Thank you. I appreciate the apology. I started to point out earlier that to the best of my recollection this is the first time I’d brought the teleprompter issue up, but decided not to expand the discussion further. Kudos to you for taking the trouble to look it up and to acknowledge your error vis-a-vis me and the other poster.
After electing George W Bush twice, you’re still surprised that voters would choose a candidate based on the candidate’s traits of being ‘an average Joe’ instead of intellect, education, knowledge of history and diplomancy? This surprises you? Really?
It’s not clear to me that Biden hadn’t seen the movie. Nor am I confused by him calling it a “program.” My grandparents called movies “programs” often. There was no downside to Biden saying “I haven’t seen any movies lately.” No one would have thought less of him. I assume he saw Avatar and simply forgot the title for a second. All public figures look like idiots from time to time, but this Biden clip isn’t one of those times.
I don’t think she’s an idiot, exactly. FWIW I’m going with a test-your-IQ banner ad I saw once saying hers is 112. It’s probably as accurate a figure as we’ll get anywhere. No, she’s not dumber than a bag of hammers. But she is a plumb spang ordinary citizen with no special gifts. She comes off stupid in the arena of national politics, because nearly everyone else, of every political stripe, has so much more knowledge and insight at their command.

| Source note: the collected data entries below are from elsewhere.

namespace {
struct RxWorkspace {
    uint64_t nh, eif, red, l2p, iport, ops, vlan, rt, st, act, l2v, byp, queue, eact, total;
};
RxWorkspace rx_workspace(uint32_t n, uint32_t cap) {
    uint64_t at = 0;
    auto part = [&at](uint64_t bytes) {
        const uint64_t o = at;
        at += (bytes + 15u) & ~15ull;
        return o;
    };
// ... 33 lines not shown
    if (!io->d_key_start || (tb->egress->dev.keys > 0 && !io->d_depth)) return NFCS_EINVAL;
    if (((uintptr_t)io->d_item_desc & 7u) || ((uintptr_t)io->d_item_port & 3u) || ((uintptr_t)io->d_item_src & 3u) ||
        ((uintptr_t)io->d_order & 3u) || ((uintptr_t)io->d_key_start & 3u) || ((uintptr_t)io->d_key_dropped & 3u) ||
        ((uintptr_t)io->d_depth & 3u) || ((uintptr_t)io->d_denied_pkts & 3u) || ((uintptr_t)io->d_denied_bytes & 7u) ||
        ((uintptr_t)io->d_rx_stats & 7u))
        return NFCS_EINVAL;
    hipStream_t st = pick(c, stream);
    uint8_t* ws = (uint8_t*)io->d_workspace;
    uint32_t *d_nh = (uint32_t*)(ws + w.nh), *d_eif = (uint32_t*)(ws + w.eif), *d_red = (uint32_t*)(ws + w.red);
    uint32_t *d_l2p = (uint32_t*)(ws + w.l2p), *d_iport = (uint32_t*)(ws + w.iport), *d_ops = (uint32_t*)(ws + w.ops);
    uint16_t* d_vlan = (uint16_t*)(ws + w.vlan);
    uint8_t *d_rt = ws + w.rt, *d_st = ws + w.st, *d_act = ws + w.act, *d_l2v = ws + w.l2v, *d_byp = ws + w.byp;
    uint8_t *d_queue = ws + w.queue, *d_eact = ws + w.eact;
    const bool acl = tb->ingress_acl != nullptr;
    const uint64_t frames = io->copy_base;
    NFCS_HIP(nfcs::launch_route_lookup(c->di, tb->fib->dev, io->d_arena, frames, io->d_desc, n, d_nh, d_eif, d_rt, st));
    if (acl)
        NFCS_HIP(nfcs::launch_acl_eval(c->di, tb->ingress_acl->dev, io->d_arena, frames, io->d_desc, n, d_act, nullptr,
                                       d_red, d_nh, st));
    NFCS_HIP(nfcs::launch_l2_lookup(c->di, tb->fdb->dev, io->ingress_port, io->d_arena, frames, io->d_desc, n, d_rt, d_l2p,
                                    d_l2v, d_vlan, nullptr, st));
    const nfcs::DispatchArgs da{io->d_arena, frames, io->ingress_port, io->num_ports, n, io->d_desc,
                                acl ? d_act : nullptr, acl ? d_red : nullptr, d_rt, d_nh, d_l2p, d_l2v, io->d_class, d_byp,
                                io->d_rx_stats};
    NFCS_HIP(nfcs::launch_ingress_dispatch(c->di, tb->fdb->dev, da, st));
    int rc = l3_forward_device(c, io->d_arena, frames, io->d_desc, d_nh, n, tb->fib->d_table, tb->fib->d_table_n, d_st, st);
    if (rc != NFCS_OK) return rc;
    const nfcs::FloodArgs fa{io->d_arena, io->arena_bytes, io->copy_base, io->copy_align, io->ingress_port, io->num_ports,
                             n, cap, io->d_desc, d_eif, d_st, d_l2p, d_l2v, d_vlan, io->d_item_desc, d_iport,
                             io->d_item_src, io->d_totals};
    rc = with_eq_scratch(c, nfcs::flood_scratch_words(n), st, [&](uint32_t* sc) {
        return nfcs::launch_flood_expand(c->di, tb->fdb->dev, fa, sc, st);
    });
    if (rc != NFCS_OK || cap == 0) return rc;
    NFCS_HIP(nfcs::launch_egress_plan(c->di, tb->egress->dev, io->d_arena, io->arena_bytes, io->d_item_desc, cap, nullptr,
                                      nullptr, d_iport, io->d_item_port, d_ops, d_queue, st));
    {
        const Shape sh = launch_shape(c, io->arena_bytes, io->d_item_desc, cap, kVlanRule);
        NFCS_HIP(nfcs::launch_vlan(c->di, io->d_arena, io->arena_bytes, io->d_item_desc, cap, d_ops, 0u, nullptr, 0u, nullptr,
                                   st, sh.mean, sh.obs, sh.bits));
    }
    if (tb->aclset)
        NFCS_HIP(nfcs::launch_egress_acl(c->di, tb->aclset->dev, io->d_arena, io->arena_bytes, io->d_item_desc, cap,
                                         io->d_item_port, d_eact, nullptr, nullptr, io->d_denied_pkts, io->d_denied_bytes,
                                         st, io->d_item_src, d_byp, n));
    rc = with_eq_scratch(c, nfcs::egress_scratch_words(cap, tb->egress->dev.keys), st, [&](uint32_t* sc) {
        return nfcs::launch_egress_enqueue(c->di, tb->egress->dev, io->d_item_port, d_queue, cap, io->d_depth, nullptr,
                                           io->d_order, io->d_key_start, io->d_key_dropped, sc, st);
    });
    if (rc != NFCS_OK) return rc;
    if (tb->txq)
        NFCS_HIP(nfcs::launch_txq_append(tb->txq->dev, io->d_order, io->d_key_start, io->d_depth, nullptr, nullptr, cap, st,
                                         io->handle_base));
    return NFCS_OK;
}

They can inspire confidence not by demonstrating their next-door ordinariness, but by their ability to address complex issues in ways that do more than appeal to just emotions. William Bennett is an example of a social conservative whom I respect greatly, because he does this. I don’t agree with him most of the time, but I will listen to him.
I’m with the OP here, and not just because I’m a liberal Democrat.